11. 6110 sayılı Bazı Kanunlarda Değişiklik Yapılmasına Dair Kanun’un geçici 2 nci maddesinde görevli mahkeme düzenlenmiş olup 12.01.2011 tarihli ve 6100 sayılı Hukuk Muhakemeleri Kanunu yürürlüğe girinceye kadar mülga HUMK’nın 573 üncü maddesindeki sebeplere dayanılarak açılacak tazminat ve rücu davalarında hâkimlerin bir soruşturma, kovuşturma veya davayla ilgili olarak yaptıkları işlem, yürüttükleri faaliyet veya verdikleri her türlü kararlar nedeniyle Devlet aleyhine açılan tazminat davasının Yargıtay ilgili hukuk dairesinde açılacağı ve ilk derece mahkemesi sıfatıyla görüleceği belirtilmiştir.

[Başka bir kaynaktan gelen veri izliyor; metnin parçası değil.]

static int encoder_forward(Ctx& c, bool defer_memory_proj) {
    Plan& p = *c.pl;
    const Layout& L = *c.L;
    const fira_batch& bt = *c.bt;
    hipStream_t s = c.s;
    const int D = FIRA_D, Nc = bt.n_nodes, Cc = bt.n_code, Mc = bt.n_mem, KV = p.nl * 2 * D;
    hipEvent_t ev_fold0 = nullptr, ev_fold = nullptr, ev_comb = nullptr;
    bool fold_waited = false;
    {
        const bool ax = side_on() && !c.serial;
        hipStream_t fs = ax ? side().aux : s;
        if (ax) TRY(aux_fork(s));
        TransposeTable tt;
        for (int l = 0; l < p.nl && tt.n + 3 <= 24; ++l) {
            const EncLayer& w = L.enc[l];
            float* dst = p.WcT + (size_t)l * 3 * D * D;
            tt.src[tt.n] = c.P + w.wqk; tt.dst[tt.n++] = dst;
            tt.src[tt.n] = c.P + w.wqk + (size_t)D * D; tt.dst[tt.n++] = dst + (size_t)D * D;
            tt.src[tt.n] = c.P + w.wo; tt.dst[tt.n++] = dst + (size_t)2 * D * D;
        }
        TRY(transpose256_table(fs, tt));
        if (comb_x3_on(p.nl)) {
            const float* src[48];
            uint16_t* dst[48];
            int n = 0;
            for (int l = 0; l < p.nl; ++l) {
                const EncLayer& w = L.enc[l];
                const float* st[3] = {c.P + w.wqk, c.P + w.wqk + (size_t)D * D, c.P + w.wo};
                for (int j = 0; j < 3; ++j) {
                    src[n] = st[j]; dst[n++] = p.WcX + ((size_t)l * 3 + j) * 3 * D * D;
                    if (c.G) { src[n] = p.WcT + ((size_t)l * 3 + j) * D * D; dst[n++] = p.WcTX + ((size_t)l * 3 + j) * 3 * D * D; }
                }
            }
            TRY(gcn_split_planes(fs, n, src, dst));
        }
// ... 171 lines not shown
                    float* sum = const_cast<float*>(st.pend_sum) + r0 * D;
                    const bool fused = gemm_tile32_ln_try(s, nr, N, sum, D, W, b, Y + r0 * N, N, flags, st.pend_g, st.pend_b,
                                                          st.pend_y + r0 * D, st.pend_st + r0 * 2, &rc);
                    if (!fused)
                        rc = add_layernorm_fwd(s, nr, sum, nullptr, st.pend_g, st.pend_b, st.pend_y + r0 * D, st.pend_st + r0 * 2, 0.f, 0, 0,
                                               nullptr);
                    st.pend_sum = nullptr;
                    if (rc || fused) return rc;
                }
                return linear(c.call, s, nr, N, D, st.x + r0 * D, D, W, b, Y + r0 * N, N, flags);
            };
            auto close_block = [&](int K, const float* X, const float* W, const float* b, const float* res, const float* g,
                                   const float* be, float* sum, float* y, float* stt, uint32_t site_id, bool may_defer,
                                   const int32_t* slot2, float* y2, int n2, const int32_t* rows2) -> int {
                int rc = 0;
                if (may_defer && linear_presum(c.call, s, nr, K, X + r0 * K, K, W, b, res + r0 * D, sum + r0 * D, c.p_drop, c.seed, site_id,
                                               &rc, idx0)) {
                    st.pend_sum = sum; st.pend_g = g; st.pend_b = be; st.pend_y = y; st.pend_st = stt;
                    return rc;
                }
                return linear_ln(c.call, s, nr, K, X + r0 * K, K, W, b, res + r0 * D, g, be, sum + r0 * D, y + r0 * D, stt + r0 * 2, c.p_drop,
                                 c.seed, site_id, nullptr, nullptr, nullptr, slot2 ? slot2 + r0 : nullptr, y2, n2, rows2, idx0);
            };
            const int32_t* q_off = c.dec_off ? c.dec_off + ln.b0 : nullptr;
            TRY(consume(3 * D, c.P + w.wqkv, c.P + w.bqkv, e.qkv, 0));
            TRY(attention_fwd(s, ln.nb, H, p.T, p.T, e.qkv, 3 * D, e.qkv + D, 3 * D, e.qkv + 2 * D, 3 * D, p.tar_valid + (size_t)ln.b0 * p.T,
                              1, 0, e.ao, D, q_off, 1, attn_bf16(c.call)));
            TRY(close_block(D, e.ao, c.P + w.wo_s, c.P + w.bo_s, st.x, c.P + w.lns_g, c.P + w.lns_b, e.s_a, e.x_a, e.st_a,
                            site(l, SITE_SELF), true, nullptr, nullptr, 0, nullptr));
            st.x = e.x_a;
            TRY(consume(D, c.P + w.wq_c, c.P + w.bq_c, e.qc, 0));
            if (c.deferred) {
                int m = l;
                while (m < p.nl - 1 && c.ev_kv[m] == nullptr) ++m;
                if (c.ev_kv[m] != nullptr && st.kv_waited < m + 1) {
                    TRY(main_wait(s, c.ev_kv[m], __LINE__));
                    st.kv_waited = m + 1;
                }
            }
            TRY(attention_fwd(s, ln.nb, H, p.T, Sm, e.qc, D, p.kv_all + l * 2 * D, p.kvp, p.kv_all + l * 2 * D + D, p.kvp,
                              c.kv_ragged ? p.mem_valid_c : p.mem_valid, 0, 0, e.ao2, D, q_off, 0, attn_bf16(c.call),
                              c.kv_ragged ? p.mem_off + ln.b0 : nullptr));
            TRY(close_block(D, e.ao2, c.P + w.wo_c, c.P + w.bo_c, e.x_a, c.P + w.lnc_g, c.P + w.lnc_b, e.s_c, e.x_c, e.st_c,
                            site(l, SITE_CROSS), true, nullptr, nullptr, 0, nullptr));
            st.x = e.x_c;
            TRY(consume(p.F, c.P + w.w1, c.P + w.b1, e.h, FIRA_GEMM_RELU));
            const bool head_copy = last && c.rows != nullptr && c.R > 0;
            TRY(close_block(p.F, e.h, c.P + w.w2, c.P + w.b2, e.x_c, c.P + w.lnf_g, c.P + w.lnf_b, e.s_f, e.x_f, e.st_f,
                            site(l, SITE_FFN), !last, head_copy ? p.compact_row : nullptr, head_copy ? p.dec_c : nullptr,
                            head_copy ? c.R : 0, head_copy ? c.rows : nullptr));
            st.x = e.x_f;
        }
    }
    TRY(lanes_join(c));
    return 0;
}

static int head_forward(Ctx& c, int R, const int32_t* rows, float* loss_sum, int32_t* n_tok, int32_t* argmax_out,
                        int want_grad) {
    Plan& p = *c.pl;
    const Layout& L = *c.L;
    hipStream_t s = c.s;
    const int D = FIRA_D, Sm = p.L + p.S;
    const float* dec = p.dec[p.nl - 1].x_f;
    const float* dec_rows = (c.rows != nullptr && rows == c.rows) ? p.dec_c : dec;
    if (dec_rows == dec && R != c.Td) {
        TRY(rows_gather_idx(s, R, p.dec_c, dec, rows));
        dec_rows = p.dec_c;
    }
    if (c.call.dtype == 0 && R >= 64 && R <= p.TB)
        TRY(head_logits_x3(s, R, p.V, dec_rows, D, c.P + L.wout, c.P + L.bout, p.logits, p.ldl, p.xh_planes));
    else
    TRY(linear(c.call, s, R, p.V, D, dec_rows, D, c.P + L.wout, c.P + L.bout, p.logits, p.ldl));
    TRY(gemm_any(c.call, s, 0, 1, c.Td, D, D, dec, D, c.P + L.wt, D, p.tgt, D, nullptr, 0, 0, nullptr));
    if (c.deferred) TRY(main_wait(s, c.ev_src, __LINE__));
    TRY(copy_score_fwd_ex(s, p.B, p.T, Sm, p.src, p.tgt, c.P + L.wres, c.P + L.bres, p.score, 1, p.mem_valid,
                          argmax_out ? nullptr : c.bt->tar_label, p.V, c.dec_off));
    TRY(linear(c.call, s, c.Td, 2, D, dec, D, c.P + L.wp, c.P + L.bp, p.gate, 2));
    TRY(head_loss(s, c.Td, p.T, p.V, Sm, p.compact_row, p.logits, p.ldl, p.score, p.mem_valid, p.gate,
                  c.bt->tar_label, loss_sum, n_tok, argmax_out, want_grad, c.row_bt));
    return 0;
}

static inline int enc_wgrad_every(int n_rows, int n_layers) {
    static const int forced = [] { const char* e = getenv("FIRA_ENC_WGRAD_EVERY"); const int v = e ? atoi(e) : 0; return v >= 1 ? v : 0; }();
    if (forced) return forced;
    return n_rows <= 32768 ? std::max(1, n_layers) : 1;
}

static int group_a_final_stream(hipStream_t s, hipStream_t* out) {
    SideStream& sd = side();
    *out = s;
    if (side_on()) {
        TRY(aux_fork(s));
        hipEvent_t e2 = sd.ev();
        if (hipEventRecord(e2, sd.stream) != hipSuccess || hipStreamWaitEvent(sd.aux, e2, 0) != hipSuccess)
            return set_err("group-A mark: weight-gradient stream mark failed");
        *out = sd.aux;
    }
    return 0;
}

struct BwdMid {
    hipEvent_t ev_dmem = nullptr;
    hipEvent_t ev_groupA = nullptr;
};
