template <int D>
__global__ void __launch_bounds__(kTileAttnThreads, 1) attn_tiles_kernel(const TileAttnParams p) {
  using Cfg = HeadTileCfg<D>;
  using Sm = TileAttnSmem<D>;
  constexpr int MAIN = Cfg::MAIN, TAIL = Cfg::TAIL, STAGES = Sm::kStages;
  extern __shared__ uint8_t smem_raw[];
  const uint32_t base = (smem_u32(smem_raw) + 1023u) & ~1023u;
  auto sQ = [&](int b) { return base + (uint32_t)(b * Sm::kSlot); };
  auto sK = [&](int s) { return base + (uint32_t)((2 + 2 * s) * Sm::kSlot); };
  auto sV = [&](int s) { return sK(s) + (uint32_t)Sm::kSlot; };
  const uint32_t bar = base + (uint32_t)Sm::kData;
  auto q_full = [&](int b) { return bar + 8u * b; };
  auto q_empty = [&](int b) { return bar + 16u + 8u * b; };
  auto full_bar = [&](int s) { return bar + 32u + 8u * s; };
  auto empty_bar = [&](int s) { return bar + 32u + 8u * (STAGES + s); };

  const int wg = threadIdx.x >> 7, tid_wg = threadIdx.x & 127;
  const int64_t begin = (int64_t)blockIdx.x * p.items / gridDim.x, end = (int64_t)(blockIdx.x + 1) * p.items / gridDim.x;
  const TileSets& ts = p.ts;
  const int tps = ts.qmap.tps;

  {
    uint4* z = reinterpret_cast<uint4*>(smem_raw + (base - smem_u32(smem_raw)));
    for (int i = threadIdx.x; i < Sm::kData / 16; i += kTileAttnThreads) z[i] = make_uint4(0, 0, 0, 0);
  }
  fence_proxy_async_smem();
  if (threadIdx.x == 0) {
    for (int b = 0; b < 2; ++b) { mbar_init(q_full(b), 1); mbar_init(q_empty(b), 2); }
    for (int s = 0; s < STAGES; ++s) { mbar_init(full_bar(s), 1); mbar_init(empty_bar(s), 2); }
    fence_barrier_init();
  }
  __syncthreads();
  pdl_wait();

  if (wg == 0) {
    asm volatile("setmaxnreg.dec.sync.aligned.u32 40;\n" ::: "memory");
    if (tid_wg == 0) {
      uint32_t kv_it = 0;
      for (int64_t it = begin; it < end; ++it) {
        const uint32_t n = (uint32_t)(it - begin);
        const int64_t hs = it / tps, head = hs / ts.num_sets, set = hs - head * ts.num_sets;
        const int qs = n & 1;
        mbar_wait_notrace(q_empty(qs), ((n >> 1) & 1u) ^ 1u);
        mbar_expect_tx(q_full(qs), (uint32_t)p.q_tile_bytes);
        bulk_load_1d(sQ(qs), p.q + head * p.q_head_stride + (it - head * ts.num_sets * tps) * p.q_tile_bytes,
                     (uint32_t)p.q_tile_bytes, q_full(qs));
        const int nkt = (tile_set_keys(ts, set) + ts.BK - 1) / ts.BK;
        if (it > begin && (it - 1) / tps == hs && nkt <= STAGES) continue;
        const int64_t off = head * p.kv_head_stride + set * ts.nkb * (int64_t)p.kv_tile_bytes;
        for (int t = 0; t < nkt; ++t, ++kv_it) {
          const int s = (int)(kv_it % STAGES);
          mbar_wait_notrace(empty_bar(s), ((kv_it / STAGES) & 1u) ^ 1u);
          mbar_expect_tx(full_bar(s), 2u * (uint32_t)p.kv_tile_bytes);
          bulk_load_1d(sK(s), p.k + off + (int64_t)t * p.kv_tile_bytes, (uint32_t)p.kv_tile_bytes, full_bar(s));
          bulk_load_1d(sV(s), p.v + off + (int64_t)t * p.kv_tile_bytes, (uint32_t)p.kv_tile_bytes, full_bar(s));
        }
      }
      pdl_launch_dependents();
    }
    return;
  }

  asm volatile("setmaxnreg.inc.sync.aligned.u32 232;\n" ::: "memory");
  const int cw = wg - 1;
  const int lane = tid_wg & 31, quad = lane & 3;
  const int r_loc = cw * 64 + (tid_wg >> 5) * 16 + (lane >> 2);
  const float sc = p.scale_log2;
  float s[64], o[MAIN][32], ot[TAIL ? 8 : 1];
#pragma unroll
  for (int i = 0; i < 64; ++i) s[i] = 0.f;
  uint32_t kv_it = 0, kv0 = 0;
  for (int64_t it = begin; it < end; ++it) {
    const uint32_t n = (uint32_t)(it - begin);
    const int64_t hs = it / tps, head = hs / ts.num_sets, set = hs - head * ts.num_sets;
    const int qt = (int)(it - hs * tps), qs = n & 1;
    const int keys = tile_set_keys(ts, set);
    const int nkt = (keys + ts.BK - 1) / ts.BK;
    if (!(it > begin && (it - 1) / tps == hs && nkt <= STAGES)) { kv0 = kv_it; kv_it += nkt; }
    const bool keep = it + 1 < end && (it + 1) / tps == hs && nkt <= STAGES;

    int64_t seq[2];
    int pos[2], lo[2], hi[2];
    bool valid[2];
#pragma unroll
    for (int hh = 0; hh < 2; ++hh) tile_query_row(ts, set, qt, keys, r_loc + 8 * hh, seq[hh], pos[hh], valid[hh], lo[hh], hi[hh]);
#pragma unroll
    for (int c = 0; c < MAIN; ++c)
#pragma unroll
      for (int i = 0; i < 32; ++i) o[c][i] = 0.f;
#pragma unroll
    for (int i = 0; i < (TAIL ? 8 : 1); ++i) ot[i] = 0.f;
    float m[2] = {-INFINITY, -INFINITY}, l[2] = {0.f, 0.f};

    const uint32_t q_chunk = (uint32_t)ts.qmap.TR * 128u, kv_chunk = (uint32_t)ts.BK * 128u;
    const uint32_t qa = sQ(qs) + (uint32_t)(cw * 64 * 128), qa_tail = sQ(qs) + MAIN * q_chunk + (uint32_t)(cw * 8 * 256);
    mbar_wait_notrace(q_full(qs), (n >> 1) & 1u);
    for (int t = 0; t < nkt; ++t) {
      const uint32_t u = kv0 + (uint32_t)t;
      const int st = (int)(u % STAGES);
      mbar_wait_notrace(full_bar(st), (u / STAGES) & 1u);
      const uint32_t ka = sK(st), va = sV(st);
      wgmma_fence_regs(s);
      wgmma_fence();
#pragma unroll
      for (int c = 0; c < MAIN; ++c)
#pragma unroll
        for (int k = 0; k < 4; ++k)
          Wgmma<128>::mma(s, make_sw128_kmajor_desc(qa + c * q_chunk + 32u * k),
                          make_sw128_kmajor_desc(ka + c * kv_chunk + 32u * k), (c | k) ? 1u : 0u);
      if constexpr (TAIL != 0)
        Wgmma<128>::mma(s, make_noswizzle_desc(qa_tail, 128u, 256u), make_noswizzle_desc(ka + MAIN * kv_chunk, 128u, 256u), 1u);
      wgmma_commit();
      wgmma_wait<0>();
      wgmma_fence_regs(s);
      if (t == nkt - 1 && tid_wg == 0) mbar_arrive(q_empty(qs));
      const int slot0 = t * ts.BK;
      const int n16 = ((keys - slot0 < ts.BK ? keys - slot0 : ts.BK) + 15) >> 4;
      float mx[2] = {-INFINITY, -INFINITY};
#pragma unroll
      for (int i = 0; i < 64; ++i) {
        const int hh = (i >> 1) & 1;
        const int col = 8 * (i >> 2) + 2 * quad + (i & 1), key = slot0 + col;
        if (col >= ts.BK || key < lo[hh] || key >= hi[hh]) s[i] = -INFINITY;
        mx[hh] = fmaxf(mx[hh], s[i]);
      }
      float alpha[2], ms[2];
#pragma unroll
      for (int hh = 0; hh < 2; ++hh) {
        mx[hh] = fmaxf(mx[hh], __shfl_xor_sync(0xffffffffu, mx[hh], 1));
        mx[hh] = fmaxf(mx[hh], __shfl_xor_sync(0xffffffffu, mx[hh], 2));
        const float mn = fmaxf(m[hh], mx[hh]);
        alpha[hh] = (mn == -INFINITY) ? 1.f : fast_exp2((m[hh] - mn) * sc);
        ms[hh] = (mn == -INFINITY) ? 0.f : mn * sc;
        m[hh] = mn;
        l[hh] *= alpha[hh];
      }
#pragma unroll
      for (int c = 0; c < MAIN; ++c)
#pragma unroll
        for (int i = 0; i < 32; ++i) o[c][i] *= alpha[(i >> 1) & 1];
      if constexpr (TAIL != 0) {
#pragma unroll
        for (int i = 0; i < 8; ++i) ot[i] *= alpha[(i >> 1) & 1];
      }
      uint32_t pa[8][4];
#pragma unroll
      for (int i = 0; i < 64; ++i) {
        s[i] = (i >> 3) < n16 ? fast_exp2(fmaf(s[i], sc, -ms[(i >> 1) & 1])) : 0.f;
        l[(i >> 1) & 1] += s[i];
      }
#pragma unroll
      for (int g = 0; g < 8; ++g) {
        pa[g][0] = pack_bf16x2(s[8 * g + 0], s[8 * g + 1]);
        pa[g][1] = pack_bf16x2(s[8 * g + 2], s[8 * g + 3]);
        pa[g][2] = pack_bf16x2(s[8 * g + 4], s[8 * g + 5]);
        pa[g][3] = pack_bf16x2(s[8 * g + 6], s[8 * g + 7]);
      }
#pragma unroll
      for (int c = 0; c < MAIN; ++c) wgmma_fence_regs(o[c]);
      if constexpr (TAIL != 0) wgmma_fence_regs(ot);
      wgmma_fence();
#pragma unroll
      for (int g = 0; g < 8; ++g) {
#pragma unroll
        for (int c = 0; c < MAIN; ++c)
          WgmmaRegAT<64>::mma(o[c], pa[g], make_sw128_kmajor_desc(va + c * kv_chunk + 2048u * g), 1u);
        if constexpr (TAIL != 0)
          WgmmaRegAT<16>::mma(ot, pa[g], make_noswizzle_desc(va + MAIN * kv_chunk + 512u * g, 256u, 128u), 1u);
      }
      wgmma_commit();
      wgmma_wait<0>();
#pragma unroll
      for (int c = 0; c < MAIN; ++c) wgmma_fence_regs(o[c]);
      if constexpr (TAIL != 0) wgmma_fence_regs(ot);
#pragma unroll
      for (int g = 0; g < 8; ++g) fence_regs_u32(pa[g]);
      if (!keep && tid_wg == 0) mbar_arrive(empty_bar(st));
    }
    if (nkt == 0 && tid_wg == 0) mbar_arrive(q_empty(qs));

12. 01.10.2011 tarihinde yürürlüğe giren HMK’nın 46 ncı maddesinde hâkimlerin yargılama faaliyetinden dolayı Devlet aleyhine tazminat davası açılabileceği düzenlenmiş, madde gerekçesinde “Hükümde geçen “hâkim” kavramı, genel anlamda kullanılmıştır. Buna, yargı yetkisini kullanan tüm hâkimler dahildir. Örneğin, İlk derece mahkemesi hâkimleri, bölge adliye mahkemesi hâkimleri, Yargıtay, Danıştay başkan ve üyeleri, keza ceza mahkemesi hâkimleri de buraya dahildir.” açıklamasına yer verilmiştir.
13. Hukuk Muhakemeleri Kanunu’nun 46. maddesine istinaden açılan tazminat davalarında görevli mahkeme 47 nci maddede düzenlenmiş; ilk derece ve bölge adliye mahkemesi hâkimlerinin fiil ve kararlarından dolayı Devlet aleyhine tazminat davasının Yargıtay ilgili hukuk dairesinde açılacağı ve ilk derece mahkemesi sıfatıyla görüleceği hükmü getirilmiştir.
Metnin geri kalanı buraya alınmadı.